In the case of UK Defined Contributions (DC), things have moved even faster.

There is an increased understanding, and desire, to move closer to a framework that Nordic pension schemes have operated at for the past 10 years. For UK DC, the time to make the move to ESG appears to be now.

However, I want the conversation to move away from the well-trodden “what ESG methodology” should a UK DC scheme use. That is something specific to each scheme, and there are many screened and ESG index options available in the market for people to choose from. What to me would be more pertinent to focus on are the considerations around long-term investing.

The time is nigh – how to do it?

At BlackRock we believe that investors should choose ESG when they believe it will deliver better risk adjusted returns over the long term.

RISK: There can be no guarantee that the investment strategy can be successful and the value of investments may go down as well as up.

What has been really interesting to realise in my conversations with large UK DC schemes and default providers over the past 6 months, is that we are seeing “active views” being taken – where clients move past the more general “ESG” concept and start taking specific views on climate change as an investment risk, or overweighting their investments with strong governance ratings.

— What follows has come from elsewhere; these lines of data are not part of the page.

@@ -1793,7 +1810,7 @@
             }
             const double xa = *(const double*)(ub + (w[j >> 1] & 0xffffu));
             const double xb = *(const double*)(ub + (w[j >> 1] >> 16));
-            pm_lp_mul2_spec_q(col, xa, xb, flag);
+            pm_lp_mul2_tame(col, xa, xb);
         }
         if (n <= 16) break;
         n -= 16; ++Jc;
@@ -1814,16 +1831,16 @@
 template <bool CL, bool CR>
 __device__ __forceinline__ void pk_clade_entry(const pk_rowregs& X, unsigned int u, unsigned int U, const double (&Pl)[16],
                                                const double (&Pr)[16], const double (*tabL)[4], const double (*tabR)[4],
-                                               const double (&pi)[4], double* ulik, pm_lp_flag& flag) {
+                                               const double (&pi)[4], double* ulik, uint32_t& worst) {
     double x = pk_rows_lik<CL, CR>(X, Pl, Pr, tabL, tabR, nullptr, pi);
     x = u < U ? x : 1.0;
-    flag.f = pm_min_u32(flag.f, pm_lp_key(x));
+    worst = pm_max_u32(worst, pm_lp_tame_key(x));
     ulik[u] = x;
 }
 template <bool CL, bool CR>
 __device__ __forceinline__ void pk_clade_phase1(const char* blk, const char* bl, const char* br, const char* cb, const double (&Pl)[16],
                                                 const double (&Pr)[16], const double (*tabL)[4], const double (*tabR)[4],
-                                                const double (&pi)[4], double* ulik, pm_lp_flag& flag) {
+                                                const double (&pi)[4], double* ulik, uint32_t& worst) {
     static_assert(!(CL && CR), "an uncoded side");
     const char* roff = blk + PK_CLADE_HDR_BYTES;
     unsigned int u = threadIdx.x & 63u;
@@ -1837,36 +1854,36 @@
     for (int t = 0; t < (nU >> 1); ++t, u += 128u) {
         pk_clade_rows<CL, CR>(B, bl, br, cb, ro);
         ro = *(pk_gu32c*)(roff + (u + 128u) * 4u);
-        pk_clade_entry<CL, CR>(A, u, (unsigned int)U, Pl, Pr, tabL, tabR, pi, ulik, flag);
+        pk_clade_entry<CL, CR>(A, u, (unsigned int)U, Pl, Pr, tabL, tabR, pi, ulik, worst);
         pk_clade_rows<CL, CR>(A, bl, br, cb, ro);
         ro = *(pk_gu32c*)(roff + (u + 192u) * 4u);
-        pk_clade_entry<CL, CR>(B, u + 64u, (unsigned int)U, Pl, Pr, tabL, tabR, pi, ulik, flag);
-    }
-    if (nU & 1) pk_clade_entry<CL, CR>(A, u, (unsigned int)U, Pl, Pr, tabL, tabR, pi, ulik, flag);
+        pk_clade_entry<CL, CR>(B, u + 64u, (unsigned int)U, Pl, Pr, tabL, tabR, pi, ulik, worst);
+    }
+    if (nU & 1) pk_clade_entry<CL, CR>(A, u, (unsigned int)U, Pl, Pr, tabL, tabR, pi, ulik, worst);
     if (threadIdx.x == 0) ulik[U] = 1.0;
 }
 template <bool CL, bool CR>
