UNFLOW_API size_t unflow_conv_workspace_bytes(int B, int H, int W, int Cin, int Cout, int k, int stride) {
  if (B <= 0 || H <= 0 || W <= 0 || Cin <= 0 || Cout <= 0 || k <= 0 || stride <= 0) return 0;
  size_t need = 4096;
  const int cmax = max(Cin, Cout);
  if (Cout <= 4 || Cin < 4) {
    const size_t wsz = (size_t)k * k * max(Cin, 4) * max(Cout, 2);
    const int ch = skinny_wgrad_chunks((long)B * H * W, max(Cin, 4));
    need = max(need, (size_t)ch * wsz * sizeof(float) + reduce_scratch_bytes(wsz, ch));
  } else {
    GatherParams g{};
    build_conv_fwd(g, B, H, W, Cin, Cout, k, stride);
    need = max(need, gather_partial_bytes(g, plan_gather(g).nsplit));
    GatherParams d{};
    if ((stride == 1 || stride == 2) && build_conv_dgrad(d, B, H, W, Cin, Cout, k, stride) == UNFLOW_OK)
      need = max(need, gather_partial_bytes(d, plan_gather(d).nsplit));
    WgradParams w{};
    build_conv_wgrad(w, B, H, W, Cin, Cout, k, stride);
    need = max(need, wgrad_partial_bytes(w, plan_wgrad(w)));
    if (k == 4 && stride == 2 && H % 2 == 0 && W % 2 == 0) {
      GatherParams tf{};
      build_deconv_fwd(tf, B, H / 2, W / 2, Cin, Cout);
      need = max(need, gather_partial_bytes(tf, plan_gather(tf).nsplit));
      GatherParams td{};
      build_deconv_dgrad(td, B, H / 2, W / 2, Cin, Cout);
      need = max(need, gather_partial_bytes(td, plan_gather(td).nsplit));
      WgradParams tw{};
      build_deconv_wgrad(tw, B, H / 2, W / 2, Cin, Cout);
      need = max(need, wgrad_partial_bytes(tw, plan_wgrad(tw)));
    }
  }
  return need + COLSUM_SCRATCH_BYTES(cmax) + 1024;
}

UNFLOW_API int unflow_conv2d_fwd(const float* x, int ldx, const float* w, const float* bias, float* y, int ldy, int B,
                                 int H, int W, int Cin, int Cout, int k, int stride, int leaky, void* workspace,
                                 size_t workspace_bytes, unflow_stream_t stream) {
  return unflow_conv2d_fwd_po(x, ldx, w, bias, y, ldy, B, H, W, Cin, Cout, k, stride, leaky, igemm::PlaneOut{}, workspace,
                              workspace_bytes, stream);
}

int unflow_conv2d_fwd_po(const float* x, int ldx, const float* w, const float* bias, float* y, int ldy, int B, int H, int W,
                         int Cin, int Cout, int k, int stride, int leaky, const igemm::PlaneOut& po, void* workspace,
                         size_t workspace_bytes, unflow_stream_t stream) {
  if (!x || !w || !y) return UNFLOW_ERR_NULL;
  if (B <= 0 || H <= 0 || W <= 0 || Cin <= 0 || Cout <= 0 || k <= 0 || stride <= 0) return UNFLOW_ERR_SHAPE;
  if (Cin % 4 != 0 || ldx % 4 != 0 || ldx < Cin || ldy < Cout) return UNFLOW_ERR_UNSUPPORTED;
  hipStream_t st = as_stream(stream);
  if (Cout <= 4) {
    if (stride != 1 || leaky) return UNFLOW_ERR_UNSUPPORTED;
    int pt, pl, Ho, Wo;
    same_pads(H, k, 1, &pt, &Ho);
    same_pads(W, k, 1, &pl, &Wo);
    SkinnyParams p{x, ldx, w, bias, y, ldy, B, H, W, Cin, k, pt, pl};
    const int S = head_strip(B, H, W, k, Cout);
    if (S == 8) {
      const long jobs = (long)B * cdiv(H, HT_R) * (W / 8);
      head3_fwd_tile_kernel<<<(int)((jobs + 3) / 4), 256, 0, st>>>(p);
      return launch_status();
    }
    if (S == 4) {
      head3_fwd_strip_kernel<4, true><<<B * H * (W / 4), 256, 0, st>>>(p);
      return launch_status();
    }
    const long waves = (long)B * H * W;
    const int grid = (int)min((long)4096, (waves + 3) / 4);
    if (Cout == 2) skinny_conv_fwd_kernel<2><<<grid, 256, 0, st>>>(p);
    else if (Cout == 1) skinny_conv_fwd_kernel<1><<<grid, 256, 0, st>>>(p);
    else if (Cout == 4) skinny_conv_fwd_kernel<4><<<grid, 256, 0, st>>>(p);
    else return UNFLOW_ERR_UNSUPPORTED;
    return launch_status();
  }
  if (Cout % 4 != 0) return UNFLOW_ERR_UNSUPPORTED;
  GatherParams p{};
  build_conv_fwd(p, B, H, W, Cin, Cout, k, stride);
  p.src = x; p.w = w; p.bias = bias; p.dst = y; p.act_src = nullptr;
  p.lds = ldx; p.ldd = ldy; p.leaky = leaky; p.accumulate = 0;
  p.pl = po;
  return run_gather<false>(p, workspace, workspace_bytes, st);
}

UNFLOW_API int unflow_conv2d_bwd_data(const float* dz, int lddz, const float* w, float* dx, int lddx, int B, int H,
                                      int W, int Cin, int Cout, int k, int stride, int accumulate,
                                      const float* act_src, int ld_act, int act_lo, int act_hi, void* workspace,
                                      size_t workspace_bytes, unflow_stream_t stream) {
  return unflow_conv2d_bwd_data_po(dz, lddz, w, dx, lddx, B, H, W, Cin, Cout, k, stride, accumulate, act_src, ld_act, act_lo,
                                   act_hi, igemm::PlaneOut{}, workspace, workspace_bytes, stream);
}
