template <class T> struct AsmNum;
typedef float f32x4_t __attribute__((ext_vector_type(4)));
template <> struct AsmNum<double> {
  using v4 = f64x4_t;
  static constexpr bool F32 = false;
  __host__ __device__ static constexpr int kr(int lq, int r) { return lq + 4 * r; }
  __device__ static __forceinline__ v4 mfma(double a, double b, v4 c) { return __builtin_amdgcn_mfma_f64_16x16x4f64(a, b, c, 0, 0, 0); }
  __device__ static __forceinline__ double rdlane(double x, int l) { return rdlane_d(x, l); }
  __device__ static __forceinline__ double rsq(double x) { return rsqrt(x); }

  template <int CTRL> __device__ static __forceinline__ double dpp(double x) {
    const int lo = __builtin_amdgcn_mov_dpp(__double2loint(x), CTRL, 0xf, 0xf, false);
    const int hi = __builtin_amdgcn_mov_dpp(__double2hiint(x), CTRL, 0xf, 0xf, false);
    return __hiloint2double(hi, lo);
  }
  __device__ static __forceinline__ double swap16(double x) {
    const auto a = __builtin_amdgcn_permlane16_swap(__double2loint(x), __double2loint(x), false, false);
    const auto b = __builtin_amdgcn_permlane16_swap(__double2hiint(x), __double2hiint(x), false, false);
    return __hiloint2double(b[0], a[0]) + __hiloint2double(b[1], a[1]);
  }
  __device__ static __forceinline__ double swap32(double x) {
    const auto a = __builtin_amdgcn_permlane32_swap(__double2loint(x), __double2loint(x), false, false);
    const auto b = __builtin_amdgcn_permlane32_swap(__double2hiint(x), __double2hiint(x), false, false);
    return __hiloint2double(b[0], a[0]) + __hiloint2double(b[1], a[1]);
  }
};
template <> struct AsmNum<float> {
  using v4 = f32x4_t;
  static constexpr bool F32 = true;
  __host__ __device__ static constexpr int kr(int lq, int r) { return 4 * lq + r; }
  __device__ static __forceinline__ v4 mfma(float a, float b, v4 c) { return __builtin_amdgcn_mfma_f32_16x16x4f32(a, b, c, 0, 0, 0); }
  __device__ static __forceinline__ float rdlane(float x, int l) { return __int_as_float(__builtin_amdgcn_readlane(__float_as_int(x), l)); }
  __device__ static __forceinline__ float rsq(float x) { return __builtin_amdgcn_rsqf(x); }

  template <int CTRL> __device__ static __forceinline__ float dpp(float x) {
    return __int_as_float(__builtin_amdgcn_mov_dpp(__float_as_int(x), CTRL, 0xf, 0xf, false));
  }
  __device__ static __forceinline__ float swap16(float x) {
    const auto a = __builtin_amdgcn_permlane16_swap(__float_as_int(x), __float_as_int(x), false, false);
    return __int_as_float(a[0]) + __int_as_float(a[1]);
  }
  __device__ static __forceinline__ float swap32(float x) {
    const auto a = __builtin_amdgcn_permlane32_swap(__float_as_int(x), __float_as_int(x), false, false);
    return __int_as_float(a[0]) + __int_as_float(a[1]);
  }
};
template <class T> __device__ __forceinline__ T rowsum16(T x) {
  using N = AsmNum<T>;
  x += N::template dpp<0xB1>(x);
  x += N::template dpp<0x4E>(x);
  x += N::template dpp<0x141>(x);
  x += N::template dpp<0x140>(x);
  return x;
}
template <class T> __device__ __forceinline__ void rowsum16x4(T (&v)[4]) {
#pragma unroll
  for (int r = 0; r < 4; ++r) v[r] = rowsum16<T>(v[r]);
}
template <> __device__ __forceinline__ void rowsum16x4<float>(float (&v)[4]) {
  asm volatile(
      "s_nop 1\n"
      "v_add_f32_dpp %0, %0, %0 quad_perm:[1,0,3,2] row_mask:0xf bank_mask:0xf\n"
      "v_add_f32_dpp %1, %1, %1 quad_perm:[1,0,3,2] row_mask:0xf bank_mask:0xf\n"
      "v_add_f32_dpp %2, %2, %2 quad_perm:[1,0,3,2] row_mask:0xf bank_mask:0xf\n"
      "v_add_f32_dpp %3, %3, %3 quad_perm:[1,0,3,2] row_mask:0xf bank_mask:0xf\n"
      "v_add_f32_dpp %0, %0, %0 quad_perm:[2,3,0,1] row_mask:0xf bank_mask:0xf\n"
      "v_add_f32_dpp %1, %1, %1 quad_perm:[2,3,0,1] row_mask:0xf bank_mask:0xf\n"
      "v_add_f32_dpp %2, %2, %2 quad_perm:[2,3,0,1] row_mask:0xf bank_mask:0xf\n"
      "v_add_f32_dpp %3, %3, %3 quad_perm:[2,3,0,1] row_mask:0xf bank_mask:0xf\n"
      "v_add_f32_dpp %0, %0, %0 row_half_mirror row_mask:0xf bank_mask:0xf\n"
      "v_add_f32_dpp %1, %1, %1 row_half_mirror row_mask:0xf bank_mask:0xf\n"
      "v_add_f32_dpp %2, %2, %2 row_half_mirror row_mask:0xf bank_mask:0xf\n"
      "v_add_f32_dpp %3, %3, %3 row_half_mirror row_mask:0xf bank_mask:0xf\n"
      "v_add_f32_dpp %0, %0, %0 row_mirror row_mask:0xf bank_mask:0xf\n"
      "v_add_f32_dpp %1, %1, %1 row_mirror row_mask:0xf bank_mask:0xf\n"
      "v_add_f32_dpp %2, %2, %2 row_mirror row_mask:0xf bank_mask:0xf\n"
      "v_add_f32_dpp %3, %3, %3 row_mirror row_mask:0xf bank_mask:0xf\n"
      "s_nop 1\n"
      : "+v"(v[0]), "+v"(v[1]), "+v"(v[2]), "+v"(v[3]));
}
template <class T> __device__ __forceinline__ T xsum4(T x) { return AsmNum<T>::swap32(AsmNum<T>::swap16(x)); }
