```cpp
PLS_HD uint32_t seg_bits_count(const uint32_t *bits, uint32_t a, uint32_t b)
{
    uint32_t n = 0;
    for (uint32_t w = a >> 5; w <= (b ? (b - 1u) >> 5 : 0u) && a < b; w++) {
        uint32_t m = bits[w];
        if (w == (a >> 5)) m &= 0xFFFFFFFFu << (a & 31u);
        if (w == ((b - 1u) >> 5) && (b & 31u)) m &= 0xFFFFFFFFu >> (32u - (b & 31u));
        n += (uint32_t)__builtin_popcount(m);
    }
    return n;
}
template <int LANES, int UNIT, int NC, bool SEEDS = false>
PLS_HD void seg_enum_unit_body(const SegJob &j, const SegParams &P, const SegCtlView &cv, int par, int f, int grp, unsigned char *smem)
{
    if (cv.finished || cv.active != 1) return;
    constexpr int NT = SEG_UNT, HT = 2 * LANES;
    constexpr int CPR = NT / LANES < NC ? NT / LANES : NC;
    constexpr int ROUNDS = (NC + CPR - 1) / CPR;
    constexpr uint32_t E = UNIT, UL = E * SEG_L, NPX = UL + 1;
    static_assert(CPR * HT <= 2 * SEG_UNT && CPR * LANES <= SEG_UNT && NC <= 24 && NC * (UNIT * SEG_L + 1) <= SEG_UNPX, "hash tables, per-turn lists, pixel records and the bookkeeping words are sized for this");
    const uint32_t W = j.W, bpp = j.bpp, nseg = j.nseg, nunit = (nseg + E - 1) / E, ncombo = nunit * bpp;
    const uint32_t q0 = (uint32_t)grp * NC;
    if (q0 >= ncombo) return;
    const uint32_t sx = cv.start_x;
    { const uint32_t ql = seg_umin(q0 + NC, ncombo) - 1u; if (sx && (ql / bpp) * UL <= sx) return; }
    constexpr uint32_t NP1 = SEEDS ? SEG_SEED_KMAX + 1 : SEG_UN_K1MAX + 1;
    typedef SegLdsUnit<LANES, UNIT, NC, SEEDS> LDS;
    uint32_t *tw = LDS::tw(smem), *lut = LDS::lut(smem), *pool = LDS::pool(smem), *misc = LDS::misc(smem);
    uint32_t *ht = LDS::ht(smem), *uniqr = LDS::uniqr(smem), *keys = LDS::keys(smem);
    uint16_t *dense = LDS::dense(smem), *mapl = LDS::mapl(smem);
    SegPix *px1 = SEEDS ? LDS::px1_seeds(smem) : LDS::px1_std(smem);
    static_assert(!SEEDS || LANES == SEG_SEED_LANES, "one lane per seed");
    const int KR = SEEDS ? seg_min(seg_max(j.nbreak >= SEG_SEED_LONG_AFTER ? P.seed_kin + P.seed_kin / 2 : P.seed_kin, 1), SEG_SEED_KMAX) : 0;
    SegPix *px = LDS::px(smem);
    uint32_t *pool2 = LDS::pool2(smem);
    static_assert(SEG_K1 <= SEG_UN_K1MAX && SEG_K1_ONE_CHUNK <= SEG_UN_K1MAX, "the first phase's records");
    const uint32_t y = cv.y;
    const SEG_AS_GLB uint32_t *row = seg_row_orig(j, y), *nab = y ? j.img + (size_t)(y - 1u) * W : nullptr, *e0g = seg_e0(j, y);
    const SegGeo G = seg_geo((int)cv.s);
    const int nstates = seg_is_small(P, f) ? P.ns_small : P.ns;
    const bool prof = (P.engine_flags & 1) != 0 && LANES == SEG_NSP;
    unsigned long long te[5] = { 0, 0, 0, 0, 0 };
    if (prof) te[0] = PLS_CLOCK();
    PLS_THREADS(tid, NT) { if (tid < 128) misc[tid] = 0u; }
    PLS_SYNC();
    PLS_THREADS(tid, NT) {
        constexpr int NTW = (SEG_TBL_WORDS + NT - 1) / NT;
        static_assert(NC * (SEG_UN_K1MAX + 1) <= NT, "one first-phase record per thread");
        uint32_t vt[NTW], vl = 0;
        SegPix vp = seg_pix_make(0, 0, 0, 0, 0);
        PLS_UNROLL
        for (int q = 0; q < NTW; q++) { const int i = tid + q * NT; vt[q] = i < SEG_TBL_WORDS ? j.tables[(size_t)f * SEG_TBL_WORDS + i] : 0u; }
        if (tid < 512) vl = P.lut_a[tid];
        {
            const uint32_t k = (uint32_t)tid / NP1, pq = (uint32_t)tid % NP1, cq = q0 + k;
            if (k < (uint32_t)NC && cq < ncombo) {
                const uint32_t u = cq / bpp, c = cq % bpp, x = SEEDS ? u * UL + pq - 1u - (uint32_t)KR : u * UL + pq - 1u;
                if (x < W && (!SEEDS || pq <= (uint32_t)KR)) vp = seg_pix_load(row, nab, e0g, bpp, x, (int)c);
            }
        }
        PLS_UNROLL
        for (int q = 0; q < NTW; q++) { const int i = tid + q * NT; if (i < SEG_TBL_WORDS) tw[i] = vt[q]; }
        if (tid < 512) lut[tid] = vl;
        if ((uint32_t)tid < (uint32_t)NC * NP1) { px1[tid] = vp; if (vp.w >> 24) PLS_ATOMIC_OR(&misc[SEG_UM_TRANSPARENT], 1u); }
    }
    PLS_SYNC();
    const bool trx1 = misc[SEG_UM_TRANSPARENT] != 0u;
    if (prof) te[1] = PLS_CLOCK();
    const int K1 = SEEDS ? 0 : seg_k1(nstates);
    for (int r = 0; r < ROUNDS; r++) {
        PLS_THREADS(tid, NT) {
            for (int i = tid; i < CPR * HT; i += NT) ht[i] = 0xffffffffu;
            if (tid < CPR) misc[SEG_UM_TURN_N + tid] = 0u;
            if (SEEDS) for (int i = tid; i < CPR * 128; i += NT) ((uint32_t *)mapl)[i] = 0xffffffffu;
        }
        PLS_SYNC();
        if (SEEDS) {
            PLS_THREADS(tid, NT) {
                const int kk = tid / LANES, k = r * CPR + kk, i = tid % LANES;
// ... 1935 lines not shown
```

### pngloss_amd/csrc/pl_seg_lds.h

```cpp
#ifndef PL_SEG_LDS_H
#define PL_SEG_LDS_H

#ifndef PL_SEG_CORE_H
#error "pl_seg_lds.h is a part of pl_seg_core.h: include that"
#endif
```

This reveals an investment conviction in the materiality of risks and opportunities.

The Department for Work and Pensions (DWP) requirements for the consideration of non-financial material factors has driven the need for the consideration of what trustee’s believe are E, S and G risks and opportunities in their portfolios.

Sustainable funds (particularly optimised ESG indexes favoured in the UK) have now had their first market crisis with which to score them – and crucially, for the most part, have performed as we expected them to – i.e. they have demonstrated a resilience akin to the quality and minimum volatility factors we have long known and have had a positive correlation to ESG ratings.

But it is not easy moving allocations – particularly as the focus remains (and will do so for the time being) on the large global passive equity exposures that make up growth phases (Source: BlackRock as at June 2020).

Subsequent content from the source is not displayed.